Lxd config device add gpu device error?

Error: Failed to start device “sss”: Failed to override IOMMU group driver: Device took too long to activate at “/sys/bus/pci/drivers/vfio-pci/0000:01:00.0”
lxc version 5.0.0
type:virtual-machine
Cuda compilation tools, release 11.7

I think that should be in IOMMU group. What do I need to do

Hi @wwws , I suppose you are trying to achieve to add gpu to the container right, what command have you executed? I have not any nvidia gpu device so cant try but have you look at that video @stgraber explains briefly.
https://www.youtube.com/watch?v=1i45zTu42i0
Regards.

i’m try to execute lxc config device add v-9bb2696b33eb4b6ba93b2cd7ed821545 test gpu productid=1cb1 vendorid=10de and then start, and inform the failure,I’ll watch the video to see if it can help me,thanks!!!

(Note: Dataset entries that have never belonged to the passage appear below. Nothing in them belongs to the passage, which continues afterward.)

static const int L4F_RUN = 6;
static int get_l4f_tiles(xsq_model* Mo, int Bn, int S, TileTable* out) {
    return cached_tiles<L4fTileDev>(Mo->mu, Mo->tiles, TileKey{TileKind::CdaeL4f, Bn, S, 4, 0}, out, [&](std::vector<L4fTileDev>& t) {
        const int T1 = 2 * S - 1, P = S;
        for (int b : blocks_by_taps(Mo)) {
            const CdaeBlockDev& d = Mo->blocks[b];
            const int W = d.T, cols = l4f_cols(W);
            const int64_t FST = (int64_t)d.F * S * d.T;
            L4fTileDev e;
            e.kf = d.kf; e.F = d.F; e.hop = d.hop; e.P = P; e.x_off = (int)((int64_t)Bn * 2 * S * d.cum);
            const int total = Bn * d.F * P;
            const int rtiles = (total + L4_PAIRS - 1) / L4_PAIRS;
            const int nruns = d.kf == 1 ? (rtiles + L4F_RUN - 1) / L4F_RUN : rtiles;
            for (int tgt = 0; tgt < NT; ++tgt) {
                e.in_off = (int64_t)CS * Bn * T1 * (4 * (int64_t)d.cumF1 + (int64_t)tgt * d.F1);
                e.out_off = (int64_t)Bn * 8 * S * d.cum + (int64_t)tgt * Bn * 2 * FST;
                e.bias_off = d.b4[tgt];
                for (int r = 0; r < nruns; ++r) {
                    const int t0 = (int)((int64_t)rtiles * r / nruns), t1 = (int)((int64_t)rtiles * (r + 1) / nruns);
                    for (int n0 = 0; n0 < cols; n0 += 64) {
                        e.Q0 = t0 * L4_PAIRS; e.run = t1 - t0; e.n0 = n0;
                        e.u_off = d.u4[tgt] + (int64_t)3 * CS * n0;
                        t.push_back(e);
                    }
                }
            }
        }
    });
}

}

using namespace xsq;

extern "C" {

int64_t xsq_model_num_params(int nblocks, const int32_t* F, const int32_t* T) {
    if (!F || !T || nblocks <= 0) return XSQ_ERR_ARG;
    int64_t n = 0;
    for (int b = 0; b < nblocks; ++b) {
        const int kf = kf_of(F[b]);
        n += 2 * F[b];
        n += NT * ((int64_t)H1 * 2 * kf * T[b] + 4 * H1 + (int64_t)H2 * H1 * kf * 4 + 4 * H2 +
                   (int64_t)H2 * H1 * kf * 4 + 4 * H1 + (int64_t)H1 * 2 * kf * T[b] + 2);
    }
    return n;
}

static int model_build(xsq_model** out, int nblocks, const int32_t* F, const int32_t* T, int causal,
                       const float* params, int64_t nparams, xsq_model** partial);

int xsq_model_create(xsq_model** out, int nblocks, const int32_t* F, const int32_t* T, int causal,
                     const float* params, int64_t nparams) {
    xsq_model* partial = nullptr;
    const int rc = model_build(out, nblocks, F, T, causal, params, nparams, &partial);
    if (rc != XSQ_OK && partial) xsq_model_destroy(partial);
    return rc;
}
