int wb_align_tokens(wb_model* m, const int32_t* tokens, int n, int L, const int32_t* lens, const float* enc, int C,
                    const int32_t* heads, int32_t n_heads, int32_t n_prefix, int32_t drop_last, int32_t filter_width,
                    int32_t* start_pos, float* matrix);
int wb_session_align(wb_session* s, const int32_t* tokens, int32_t row_stride, const int32_t* lens, const int32_t* heads,
                     int32_t n_heads, int32_t n_prefix, int32_t drop_last, int32_t filter_width, int32_t* start_pos,
                     float* matrix);
int wb_dtw_start_positions(int device, const float* x, int32_t N, int32_t C, int32_t* start_pos);
int wb_waveform_to_token_times(wb_model* m, const float* pcm, int64_t n, int sample_rate, const wb_decode_params* p,
                               const uint8_t* is_special, int win_begin, int win_end, int32_t* win_tokens,
                               int32_t row_stride, int32_t* win_lens, int32_t* stitched, int64_t stitched_cap,
                               int64_t* n_stitched, const int32_t* heads, int32_t n_heads, int32_t filter_width,
                               float* win_times, float* stitched_times);
int wb_stitch_windows_times(const int32_t* win_tokens, int32_t row_stride, const int32_t* win_lens, int n_windows,
                            int max_n_offsets, int min_n_overlaps, int32_t* out, int64_t cap, int64_t* n_out,
                            const float* win_times, float* out_times);

int wb_score_tokens(wb_model* m, const int32_t* tokens, int n, int L, const int32_t* lens, const float* enc, int C,
                    const uint8_t* is_special, int32_t mask_until_len, const int32_t* probe_ids, int32_t n_probe,
                    int32_t probe_pos, float* token_logprobs, float* probe_logprobs);
int wb_session_score(wb_session* s, const int32_t* tokens, int32_t row_stride, const int32_t* lens,
                     int32_t mask_until_len, const int32_t* probe_ids, int32_t n_probe, int32_t probe_pos,
                     float* token_logprobs, float* probe_logprobs);
int wb_waveform_detect_language(wb_model* m, const float* pcm, int64_t n, int sample_rate, int32_t padding,
                                int32_t tok_start_of_transcript, const int32_t* lang_ids, int32_t n_lang,
                                int32_t max_windows, float* win_probs, float* mean_probs, int32_t* best);
int wb_waveform_to_token_scores(wb_model* m, const float* pcm, int64_t n, int sample_rate, const wb_decode_params* p,
                                const uint8_t* is_special, int win_begin, int win_end, int32_t* win_tokens,
                                int32_t row_stride, int32_t* win_lens, int32_t* stitched, int64_t stitched_cap,
                                int64_t* n_stitched, int32_t tok_no_speech, float* win_logprobs,
                                float* stitched_logprobs, float* win_avg_logprob, float* win_no_speech_prob);
int wb_logprob_gather(int device, const float* h, int32_t R, int32_t d, const float* E, int32_t V, const float* mask,
                      const uint8_t* row_masked, const int32_t* target, const int32_t* probe_row,
                      const int32_t* probe_id, int32_t n_probe, int32_t v_splits, float* logprob, float* lse,
                      float* probe_lp);
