template <int BN, OperandScheme OPS = OperandScheme::BF16X3>
__global__ void __launch_bounds__(TC_THREADS, 1)
conv_gemm_tc_kernel(const __grid_constant__ CUtensorMap tmA_hi, const __grid_constant__ CUtensorMap tmA_lo,
                    const __grid_constant__ CUtensorMap tmB_hi, const __grid_constant__ CUtensorMap tmB_lo,
                    const TcParams p) {
  constexpr int S = num_stages(BN, OPS);
  constexpr int STAGE = stage_bytes(BN, OPS);
  constexpr int A_TILE = a_tile_bytes(BN, OPS);
  constexpr int B_TILE_BYTES = BN * row_bytes(BN, OPS);
  constexpr int B_OFF = a_planes(OPS) * A_TILE;
  constexpr int KSTEPS = kb_steps(BN, OPS);
  static_assert(BM * stg_ld(BN) * 4 <= S * STAGE, "staging tile must fit in the ring");
  static_assert(S >= 2 && 2 * S * 8 <= 256, "ring depth: at least two stages, barriers in their 256 bytes");
  extern __shared__ uint8_t smem_raw[];
  uint8_t *smem = reinterpret_cast<uint8_t *>((reinterpret_cast<uintptr_t>(smem_raw) + 1023) & ~(uintptr_t)1023);
  uint64_t *bars = reinterpret_cast<uint64_t *>(smem + (size_t)S * STAGE);
  const uint32_t smem_base = smem_u32(smem);
  const uint32_t bar_base = smem_u32(bars);
  auto full_bar = [&](int s) { return bar_base + 8u * s; };
  auto empty_bar = [&](int s) { return bar_base + 8u * (S + s); };

  const int tid = threadIdx.x, lane = tid & 31;
  const int unit = (int)blockIdx.x;
  const int tile = unit / p.splitk, split = unit - tile * p.splitk;
  const int nt = tile % p.tiles_n, mt = tile / p.tiles_n;
  const int twi = mt % p.tiles_w, thi = (mt / p.tiles_w) % p.tiles_h, tni = mt / (p.tiles_w * p.tiles_h);
  const int num_kb = p.kh * p.kw * p.cblocks;
  const int kb0 = split * p.kb_per_split, kb1 = min(num_kb, kb0 + p.kb_per_split);

  if (tid == 0) {
    tl_min_stamp(p.tl_min, 0);
    if (a_planes(OPS) == 1) { prefetch_tmap(&tmA_hi); prefetch_tmap(&tmB_hi); }
    else { prefetch_tmap(&tmA_hi); prefetch_tmap(&tmA_lo); prefetch_tmap(&tmB_hi); prefetch_tmap(&tmB_lo); }
    for (int s = 0; s < S; ++s) { mbar_init(full_bar(s), 1); mbar_init(empty_bar(s), CONS_THREADS / 32); }
    asm volatile("fence.mbarrier_init.release.cluster;" ::: "memory");
  }
  __syncthreads();
  asm volatile("griddepcontrol.wait;" ::: "memory");
  asm volatile("griddepcontrol.launch_dependents;" ::: "memory");
  if (tid == 0) tl_min_stamp(p.tl_min, 1);

  if (tid < 128) {
    if (tid == 0) {
      const int w_in0 = twi * p.tw * p.stride - p.pad, h_in0 = thi * p.th * p.stride - p.pad, n0 = tni * p.tn;
      const int b_row0 = nt * BN;
      for (int kb = kb0, it = 0; kb < kb1; ++kb) {
        const int tap = kb / p.cblocks, cb = kb - tap * p.cblocks;
        const int khi = tap / p.kw, kwi = tap - khi * p.kw;
#pragma unroll
        for (int h = 0; h < KSTEPS; ++h, ++it) {
          const int s = it % S; const uint32_t ph = (uint32_t)(it / S) & 1u;
          const int ka = cb * BK + h * stage_k(BN, OPS), kk = kb * BK + h * stage_k(BN, OPS);
          mbar_wait(empty_bar(s), ph ^ 1u);
          const uint32_t sa = smem_base + (uint32_t)s * STAGE;
          mbar_expect_tx(full_bar(s), (uint32_t)STAGE);
          tma_load_4d(sa, &tmA_hi, full_bar(s), ka, w_in0 + kwi, h_in0 + khi, n0);
          if (a_planes(OPS) == 2) tma_load_4d(sa + A_TILE, &tmA_lo, full_bar(s), ka, w_in0 + kwi, h_in0 + khi, n0);
          tma_load_2d(sa + B_OFF, &tmB_hi, full_bar(s), kk, b_row0);
          if (b_planes(OPS) == 2) tma_load_2d(sa + B_OFF + B_TILE_BYTES, &tmB_lo, full_bar(s), kk, b_row0);
        }
      }
    }
    return;
  }

  const int e = tid - 128;
  const int g = e >> 7, t = e & 127;
  float acc[BN / 2];
#pragma unroll
  for (int i = 0; i < BN / 2; ++i) acc[i] = 0.f;
  if constexpr (OPS == OperandScheme::FP8X1) {
    float part[BN / 2];
#pragma unroll
    for (int i = 0; i < BN / 2; ++i) part[i] = 0.f;
    for (int kb = kb0, it = 0; kb < kb1; ++kb, ++it) {
      const int s = it % S; const uint32_t ph = (uint32_t)(it / S) & 1u;
      mbar_wait(full_bar(s), ph);
      if (it == 0 && e == 0) tl_min_stamp(p.tl_min, 2);
      const uint32_t sa = smem_base + (uint32_t)s * STAGE;
      const uint64_t a8 = make_smem_desc_64b(sa + (uint32_t)g * (A_TILE / 2));
      const uint64_t b8 = make_smem_desc_64b(sa + B_OFF);
#pragma unroll
      for (int k = 0; k < BK / 32; ++k) {
        wgmma_fence_acc(part);
        wgmma_fence();
        wgmma_e4m3_nk32<BN>(part, a8 + (uint64_t)(2 * k), b8 + (uint64_t)(2 * k), 0u);
        wgmma_commit();
        wgmma_wait<0>();
        wgmma_fence_acc(part);
#pragma unroll
        for (int i = 0; i < BN / 2; ++i) acc[i] += part[i];
      }
      if (lane == 0) mbar_arrive(empty_bar(s));
    }
  } else {
  const int steps = (kb1 - kb0) * KSTEPS;
  for (int it = 0; it < steps; ++it) {
    const int s = it % S; const uint32_t ph = (uint32_t)(it / S) & 1u;
    mbar_wait(full_bar(s), ph);
    if (it == 0 && e == 0) tl_min_stamp(p.tl_min, 2);
    const uint32_t sa = smem_base + (uint32_t)s * STAGE;
    auto desc = [](uint32_t a) { return row_bytes(BN, OPS) == 64 ? make_smem_desc_64b(a) : make_smem_desc(a); };
    const uint64_t a_hi = desc(sa + (uint32_t)g * (A_TILE / 2));
    const uint64_t a_lo = desc(sa + A_TILE + (uint32_t)g * (A_TILE / 2));
    const uint64_t b_hi = desc(sa + B_OFF);
    const uint64_t b_lo = desc(sa + B_OFF + B_TILE_BYTES);
    wgmma_fence_acc(acc);
    wgmma_fence();
    mma_kstep<BN, OPS>(acc, a_hi, a_lo, b_hi, b_lo, it == 0);
    wgmma_commit();
    wgmma_wait<1>();
    wgmma_fence_acc(acc);
    if (it > 0 && lane == 0) mbar_arrive(empty_bar((it - 1) % S));
  }
  wgmma_wait<0>();
  wgmma_fence_acc(acc);
  }
  if (e == 0) tl_max_stamp(p.tl_max, 0);
  consumers_sync();
  float *stg = reinterpret_cast<float *>(smem);
  stage_acc<BN>(stg, acc, g, t);
  consumers_sync();

  const int row = e & 127;
  const int wl = row & (p.tw - 1), hl = (row / p.tw) & (p.th - 1), nl = row / (p.tw * p.th);
  const int wo = twi * p.tw + wl, ho = thi * p.th + hl, n = tni * p.tn + nl;
  const bool row_ok = (wo < p.Wo) && (ho < p.Ho) && (n < p.N);
  const long long pix = ((long long)n * p.Ho + ho) * p.Wo + wo;
  const long long ppix = (p.pool_hi && row_ok && !(lane & 9)) ? ((long long)n * p.Hp + (ho >> 1)) * p.Wp + (wo >> 1) : -1;
  float *const out_f32 = p.out_f32 ? p.out_f32 + (long long)split * p.split_stride : nullptr;
  epilogue_row<BN, OPS>(p, stg + row * stg_ld(BN), nt, row_ok, pix, out_f32, e >> 7, ppix);
  if (e == 0) tl_max_stamp(p.tl_max, 1);
}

Hello,has this problem been solved yet? I met this problem same as yours ,but I have no ideas to deal with that.
Hoping for your reply.
Kind regard.
lxd version 5.7


Can you show lxc info gpu?

So far this suggests you’re dealing with a virtual machine, for those to work with passthrough, you must:

  • Not be using the GPU at all on the host (the fact that nvidia-smi even lists it suggests it’s in use)
  • Have your GPU alone in its IOMMU group (usually requires firmware configuration to enable VT-d or similar)

We have daily tests validating such passthrough to virtual machines using NVIDIA GPUs, so we’re reasonably sure that it works. But it’s very important that nothing at all uses the GPU, which typically means that you don’t even want to have drivers for the GPU present on the host system.

Hi,stgraber.Thanks for your reply.Yeah, I am dealing with a virtual machine and try to check my host again after reading your suggestions.
And this is my vm info and my GPU info.
image


image

The problem is not resolved yet, and it has not been transparently transmitted to the VM

Hi, @wwws and @stgraber. I checked my host again and found that my host was not enabled IOMMU,which caused this problem.Here I’d like to share my solutions. My host is RHL.

  1. Make sure your host chipset supports Intel VT-d or AMD-Vi.(go to the Bios to confirm that)
  2. add at the end of GRUB_CMDLINE_LINUX_DEFAULT:
    vim /etc/default/grub
    GRUB_CMDLINE_LINUX_DEFAULT="quiet intel_iommu=on vfio_pci.ids=10de:1eb8 kvm.ignore_msrs=1"
    NOTE: (1) Remember replace the vfio_pci.ids with the ones in your machine.
    (2) The above is one single line without line break
    (3) If using the kvm.ignore_msrs=1 causes issues, you can remove it.
    (4) (intel_iommu/amd_iommu)
  3. Regenerate the boot loader configuration
    Normal :
    sudo grub2-mkconfig -o /etc/grub2.cfg
    For UEFI-system :
    sudo grub2-mkconfig -o /etc/grub2-efi.cfg
    Then reboot your host.
  4. Enter your host again and try :
    dmesg | grep -E "DMAR|IOMMU"
    image
    If you see IOMMU is enabled , you’ve successfully enabled IOMMU.
  5. check if vfio-pci worked
    lspci -kn | grep -A 2 af:00.
    image
    NOTE: replace “af:00.” with your GPU’s PCI bus ID.

END.
Hope these may be useful to you.Kind regard.

You can see the driver appears in this path: /sys/bus/pci/drivers/vfio-pci/.Before that , this driver was missed, which makes the lxd report this error.
image

Thank you. The problem has been solved.I actually enabled IOMMU,The nvidia driver must be installed on the physical host and nvidia-utils needs to be installed in the lxc container.